**About this exercise:**
List each line of the data that holds the string "CsaPlan", please.

=== Source data ===

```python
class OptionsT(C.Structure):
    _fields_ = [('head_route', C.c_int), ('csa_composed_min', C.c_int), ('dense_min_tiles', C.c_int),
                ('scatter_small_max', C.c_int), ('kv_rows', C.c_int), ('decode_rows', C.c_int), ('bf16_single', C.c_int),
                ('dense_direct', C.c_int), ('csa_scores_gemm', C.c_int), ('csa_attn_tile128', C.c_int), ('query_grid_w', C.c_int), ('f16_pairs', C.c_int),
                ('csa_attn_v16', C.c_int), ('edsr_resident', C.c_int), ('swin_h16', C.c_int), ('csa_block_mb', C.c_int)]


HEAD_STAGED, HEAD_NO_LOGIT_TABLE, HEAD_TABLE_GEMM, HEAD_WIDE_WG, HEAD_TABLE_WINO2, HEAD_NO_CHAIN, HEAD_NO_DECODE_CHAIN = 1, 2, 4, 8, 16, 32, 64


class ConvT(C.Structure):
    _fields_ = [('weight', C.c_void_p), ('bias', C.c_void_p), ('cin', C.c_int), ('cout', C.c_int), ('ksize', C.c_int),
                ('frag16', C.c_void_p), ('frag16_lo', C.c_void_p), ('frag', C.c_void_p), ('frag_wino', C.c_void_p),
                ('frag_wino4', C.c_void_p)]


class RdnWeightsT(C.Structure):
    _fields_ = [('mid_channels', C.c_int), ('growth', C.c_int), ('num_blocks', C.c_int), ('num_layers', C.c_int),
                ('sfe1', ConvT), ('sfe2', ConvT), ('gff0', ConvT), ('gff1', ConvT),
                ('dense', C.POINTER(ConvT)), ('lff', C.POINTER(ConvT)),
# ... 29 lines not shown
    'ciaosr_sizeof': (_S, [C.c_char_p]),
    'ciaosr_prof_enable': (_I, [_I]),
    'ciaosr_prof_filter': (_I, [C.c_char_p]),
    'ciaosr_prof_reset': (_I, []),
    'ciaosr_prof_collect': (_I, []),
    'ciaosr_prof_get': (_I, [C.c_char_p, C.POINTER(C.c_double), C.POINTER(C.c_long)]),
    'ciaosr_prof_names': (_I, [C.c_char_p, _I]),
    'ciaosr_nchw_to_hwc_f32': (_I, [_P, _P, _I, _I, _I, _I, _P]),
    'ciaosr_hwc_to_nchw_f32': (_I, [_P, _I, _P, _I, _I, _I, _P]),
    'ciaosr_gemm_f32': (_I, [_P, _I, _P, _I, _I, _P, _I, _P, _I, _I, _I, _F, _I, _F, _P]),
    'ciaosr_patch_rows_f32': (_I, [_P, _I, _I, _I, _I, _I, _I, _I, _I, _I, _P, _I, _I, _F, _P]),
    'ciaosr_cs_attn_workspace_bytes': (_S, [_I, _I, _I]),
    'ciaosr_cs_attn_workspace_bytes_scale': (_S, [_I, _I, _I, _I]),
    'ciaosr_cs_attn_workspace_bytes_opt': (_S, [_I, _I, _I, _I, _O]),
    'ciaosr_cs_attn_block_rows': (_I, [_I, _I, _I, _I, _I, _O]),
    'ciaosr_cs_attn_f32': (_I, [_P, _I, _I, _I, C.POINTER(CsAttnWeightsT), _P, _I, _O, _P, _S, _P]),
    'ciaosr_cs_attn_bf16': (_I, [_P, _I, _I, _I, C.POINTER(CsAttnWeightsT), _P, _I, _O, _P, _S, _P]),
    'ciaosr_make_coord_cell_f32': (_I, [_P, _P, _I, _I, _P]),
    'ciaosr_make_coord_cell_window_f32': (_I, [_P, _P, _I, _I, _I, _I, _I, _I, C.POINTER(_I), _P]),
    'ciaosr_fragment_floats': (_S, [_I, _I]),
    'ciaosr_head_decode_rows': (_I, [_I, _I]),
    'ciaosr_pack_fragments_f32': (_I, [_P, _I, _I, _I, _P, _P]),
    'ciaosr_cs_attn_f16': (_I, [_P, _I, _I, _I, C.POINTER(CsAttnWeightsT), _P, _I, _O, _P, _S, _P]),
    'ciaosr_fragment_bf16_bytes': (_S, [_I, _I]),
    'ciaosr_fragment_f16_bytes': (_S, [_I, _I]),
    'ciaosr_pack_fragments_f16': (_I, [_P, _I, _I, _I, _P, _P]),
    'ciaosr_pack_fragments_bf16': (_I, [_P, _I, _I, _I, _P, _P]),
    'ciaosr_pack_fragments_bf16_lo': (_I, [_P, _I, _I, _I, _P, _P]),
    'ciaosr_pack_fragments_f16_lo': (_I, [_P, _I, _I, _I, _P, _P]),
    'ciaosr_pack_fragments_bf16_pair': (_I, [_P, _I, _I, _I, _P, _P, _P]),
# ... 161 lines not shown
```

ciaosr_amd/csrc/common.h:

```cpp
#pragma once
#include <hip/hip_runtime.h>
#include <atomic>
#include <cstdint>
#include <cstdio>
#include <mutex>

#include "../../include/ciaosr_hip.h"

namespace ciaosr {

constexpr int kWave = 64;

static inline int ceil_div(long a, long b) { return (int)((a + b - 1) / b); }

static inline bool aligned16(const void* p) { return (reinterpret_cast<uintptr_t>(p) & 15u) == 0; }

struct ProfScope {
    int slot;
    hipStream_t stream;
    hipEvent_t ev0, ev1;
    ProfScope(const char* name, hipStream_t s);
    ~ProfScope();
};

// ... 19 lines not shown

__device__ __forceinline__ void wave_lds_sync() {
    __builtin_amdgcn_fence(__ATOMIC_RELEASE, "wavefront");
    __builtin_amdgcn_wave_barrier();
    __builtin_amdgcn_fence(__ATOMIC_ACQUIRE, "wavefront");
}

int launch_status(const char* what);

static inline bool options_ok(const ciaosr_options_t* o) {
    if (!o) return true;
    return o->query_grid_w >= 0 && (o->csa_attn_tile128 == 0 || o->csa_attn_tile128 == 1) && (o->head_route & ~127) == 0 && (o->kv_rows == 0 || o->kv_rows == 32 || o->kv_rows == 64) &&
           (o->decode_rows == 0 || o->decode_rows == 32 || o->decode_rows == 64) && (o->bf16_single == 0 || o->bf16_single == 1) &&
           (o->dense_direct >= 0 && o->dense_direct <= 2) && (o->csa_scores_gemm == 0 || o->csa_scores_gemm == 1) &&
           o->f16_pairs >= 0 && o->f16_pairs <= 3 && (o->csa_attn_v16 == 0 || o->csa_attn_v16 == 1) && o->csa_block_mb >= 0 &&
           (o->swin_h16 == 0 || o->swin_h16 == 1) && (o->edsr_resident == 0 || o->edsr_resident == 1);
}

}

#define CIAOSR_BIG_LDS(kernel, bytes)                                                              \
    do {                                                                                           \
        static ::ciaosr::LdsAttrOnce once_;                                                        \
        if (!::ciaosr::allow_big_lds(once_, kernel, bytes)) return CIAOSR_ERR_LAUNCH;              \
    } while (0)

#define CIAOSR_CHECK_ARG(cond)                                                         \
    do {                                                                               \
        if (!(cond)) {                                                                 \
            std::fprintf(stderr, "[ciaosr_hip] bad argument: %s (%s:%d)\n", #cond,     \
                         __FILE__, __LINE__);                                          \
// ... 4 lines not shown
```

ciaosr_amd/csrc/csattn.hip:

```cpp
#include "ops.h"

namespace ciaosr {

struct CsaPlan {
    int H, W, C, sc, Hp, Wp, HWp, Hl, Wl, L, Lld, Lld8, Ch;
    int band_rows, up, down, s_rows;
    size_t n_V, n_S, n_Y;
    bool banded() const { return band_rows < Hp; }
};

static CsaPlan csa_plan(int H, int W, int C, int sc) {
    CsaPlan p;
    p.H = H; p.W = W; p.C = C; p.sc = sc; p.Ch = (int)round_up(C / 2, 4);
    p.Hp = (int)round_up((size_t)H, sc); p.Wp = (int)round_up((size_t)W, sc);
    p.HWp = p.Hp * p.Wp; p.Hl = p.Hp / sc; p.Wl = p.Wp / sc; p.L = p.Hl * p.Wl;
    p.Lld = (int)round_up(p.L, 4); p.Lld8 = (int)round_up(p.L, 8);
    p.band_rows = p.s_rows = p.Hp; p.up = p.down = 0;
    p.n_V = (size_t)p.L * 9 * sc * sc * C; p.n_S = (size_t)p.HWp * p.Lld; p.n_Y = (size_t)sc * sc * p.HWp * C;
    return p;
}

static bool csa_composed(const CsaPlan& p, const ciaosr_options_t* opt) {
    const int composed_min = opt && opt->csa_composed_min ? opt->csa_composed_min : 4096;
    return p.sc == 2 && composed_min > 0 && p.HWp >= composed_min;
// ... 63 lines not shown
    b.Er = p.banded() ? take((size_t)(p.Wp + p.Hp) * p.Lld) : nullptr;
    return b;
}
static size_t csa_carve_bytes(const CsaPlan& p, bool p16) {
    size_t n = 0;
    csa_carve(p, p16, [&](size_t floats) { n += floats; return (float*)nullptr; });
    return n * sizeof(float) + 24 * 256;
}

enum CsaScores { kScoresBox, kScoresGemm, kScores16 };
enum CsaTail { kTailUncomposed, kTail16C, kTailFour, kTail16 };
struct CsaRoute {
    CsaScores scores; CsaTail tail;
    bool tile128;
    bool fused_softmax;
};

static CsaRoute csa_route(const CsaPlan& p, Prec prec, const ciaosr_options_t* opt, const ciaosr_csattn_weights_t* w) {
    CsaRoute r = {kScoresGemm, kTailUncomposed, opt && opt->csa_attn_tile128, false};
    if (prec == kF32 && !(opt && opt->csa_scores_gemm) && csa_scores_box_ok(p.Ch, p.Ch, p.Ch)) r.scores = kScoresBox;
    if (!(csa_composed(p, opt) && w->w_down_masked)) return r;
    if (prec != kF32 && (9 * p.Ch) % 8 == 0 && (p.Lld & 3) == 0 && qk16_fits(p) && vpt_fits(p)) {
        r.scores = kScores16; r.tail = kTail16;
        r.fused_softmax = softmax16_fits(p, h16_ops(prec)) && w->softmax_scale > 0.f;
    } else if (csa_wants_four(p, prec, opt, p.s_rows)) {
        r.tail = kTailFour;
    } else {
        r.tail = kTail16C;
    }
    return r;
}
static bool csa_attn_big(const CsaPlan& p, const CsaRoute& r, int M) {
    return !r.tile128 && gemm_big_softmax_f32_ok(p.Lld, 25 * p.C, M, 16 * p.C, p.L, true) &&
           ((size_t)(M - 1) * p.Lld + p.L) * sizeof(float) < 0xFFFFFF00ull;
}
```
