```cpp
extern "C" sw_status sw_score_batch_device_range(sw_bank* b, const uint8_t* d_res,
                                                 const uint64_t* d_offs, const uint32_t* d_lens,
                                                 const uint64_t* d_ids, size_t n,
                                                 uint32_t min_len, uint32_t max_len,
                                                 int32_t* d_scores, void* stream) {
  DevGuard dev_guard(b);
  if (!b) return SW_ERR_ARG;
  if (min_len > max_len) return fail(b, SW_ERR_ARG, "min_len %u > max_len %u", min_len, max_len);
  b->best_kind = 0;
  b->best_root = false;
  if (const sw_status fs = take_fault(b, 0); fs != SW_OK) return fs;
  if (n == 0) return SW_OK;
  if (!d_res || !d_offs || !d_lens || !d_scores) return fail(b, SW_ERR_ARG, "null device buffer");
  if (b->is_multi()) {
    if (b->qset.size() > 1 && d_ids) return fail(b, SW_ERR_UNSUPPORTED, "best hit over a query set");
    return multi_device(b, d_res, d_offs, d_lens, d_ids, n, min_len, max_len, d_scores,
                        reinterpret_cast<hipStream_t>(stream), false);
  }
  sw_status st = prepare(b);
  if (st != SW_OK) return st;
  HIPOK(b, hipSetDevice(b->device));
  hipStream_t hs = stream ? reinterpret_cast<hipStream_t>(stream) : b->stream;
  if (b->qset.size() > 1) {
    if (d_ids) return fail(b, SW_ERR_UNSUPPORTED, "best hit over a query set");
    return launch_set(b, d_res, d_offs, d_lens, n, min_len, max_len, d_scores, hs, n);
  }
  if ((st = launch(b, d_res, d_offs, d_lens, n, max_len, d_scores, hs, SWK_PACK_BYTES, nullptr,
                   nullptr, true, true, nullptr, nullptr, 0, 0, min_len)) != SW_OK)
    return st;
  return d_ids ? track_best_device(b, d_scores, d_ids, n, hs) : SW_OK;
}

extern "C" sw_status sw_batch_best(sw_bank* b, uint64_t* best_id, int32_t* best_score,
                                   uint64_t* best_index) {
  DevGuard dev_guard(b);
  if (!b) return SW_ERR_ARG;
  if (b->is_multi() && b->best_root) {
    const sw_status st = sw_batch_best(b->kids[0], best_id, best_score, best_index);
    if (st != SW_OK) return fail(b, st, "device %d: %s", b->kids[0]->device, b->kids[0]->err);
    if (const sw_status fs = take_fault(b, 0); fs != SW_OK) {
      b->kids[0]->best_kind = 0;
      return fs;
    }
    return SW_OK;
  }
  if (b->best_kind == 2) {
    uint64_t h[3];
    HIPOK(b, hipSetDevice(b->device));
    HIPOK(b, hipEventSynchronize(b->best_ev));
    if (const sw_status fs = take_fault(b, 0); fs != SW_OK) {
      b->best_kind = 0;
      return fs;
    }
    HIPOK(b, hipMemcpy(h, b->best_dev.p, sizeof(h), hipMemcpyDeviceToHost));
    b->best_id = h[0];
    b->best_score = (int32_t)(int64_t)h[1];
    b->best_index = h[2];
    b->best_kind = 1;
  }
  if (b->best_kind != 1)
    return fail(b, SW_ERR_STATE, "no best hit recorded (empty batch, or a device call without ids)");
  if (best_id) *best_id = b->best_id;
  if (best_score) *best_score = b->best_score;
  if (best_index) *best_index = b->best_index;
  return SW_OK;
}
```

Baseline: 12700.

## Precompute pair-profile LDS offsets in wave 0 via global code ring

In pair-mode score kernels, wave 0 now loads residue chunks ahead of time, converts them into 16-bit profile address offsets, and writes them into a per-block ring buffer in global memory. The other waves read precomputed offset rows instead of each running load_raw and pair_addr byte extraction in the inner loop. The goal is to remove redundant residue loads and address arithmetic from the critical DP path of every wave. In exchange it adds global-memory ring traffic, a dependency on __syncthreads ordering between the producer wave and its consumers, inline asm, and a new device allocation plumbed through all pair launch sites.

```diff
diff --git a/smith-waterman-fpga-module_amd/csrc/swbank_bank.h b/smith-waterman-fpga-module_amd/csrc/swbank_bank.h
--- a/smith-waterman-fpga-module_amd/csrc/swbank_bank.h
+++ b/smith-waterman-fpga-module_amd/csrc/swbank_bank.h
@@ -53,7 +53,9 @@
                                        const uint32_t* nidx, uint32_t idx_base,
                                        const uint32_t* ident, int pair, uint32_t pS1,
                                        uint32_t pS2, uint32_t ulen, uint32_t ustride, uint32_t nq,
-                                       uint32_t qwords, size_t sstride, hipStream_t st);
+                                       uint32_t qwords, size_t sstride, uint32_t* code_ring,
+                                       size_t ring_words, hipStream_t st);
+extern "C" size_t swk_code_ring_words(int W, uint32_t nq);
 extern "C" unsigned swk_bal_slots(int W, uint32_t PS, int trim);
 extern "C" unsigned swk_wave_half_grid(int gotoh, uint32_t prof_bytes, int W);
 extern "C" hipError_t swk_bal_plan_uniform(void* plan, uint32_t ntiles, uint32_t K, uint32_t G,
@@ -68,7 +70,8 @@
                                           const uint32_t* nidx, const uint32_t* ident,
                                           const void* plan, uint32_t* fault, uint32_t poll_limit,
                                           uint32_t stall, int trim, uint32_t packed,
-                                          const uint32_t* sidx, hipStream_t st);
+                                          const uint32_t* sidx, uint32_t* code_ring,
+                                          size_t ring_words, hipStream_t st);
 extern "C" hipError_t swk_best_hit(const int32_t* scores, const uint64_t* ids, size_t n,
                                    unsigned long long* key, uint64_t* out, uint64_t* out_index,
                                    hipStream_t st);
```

===

**Solution for this exercise:**
struct CsaPlan {
static CsaPlan csa_plan(int H, int W, int C, int sc) {
    CsaPlan p;
static bool csa_composed(const CsaPlan& p, const ciaosr_options_t* opt) {
static size_t csa_carve_bytes(const CsaPlan& p, bool p16) {
static CsaRoute csa_route(const CsaPlan& p, Prec prec, const ciaosr_options_t* opt, const ciaosr_csattn_weights_t* w) {
static bool csa_attn_big(const CsaPlan& p, const CsaRoute& r, int M) {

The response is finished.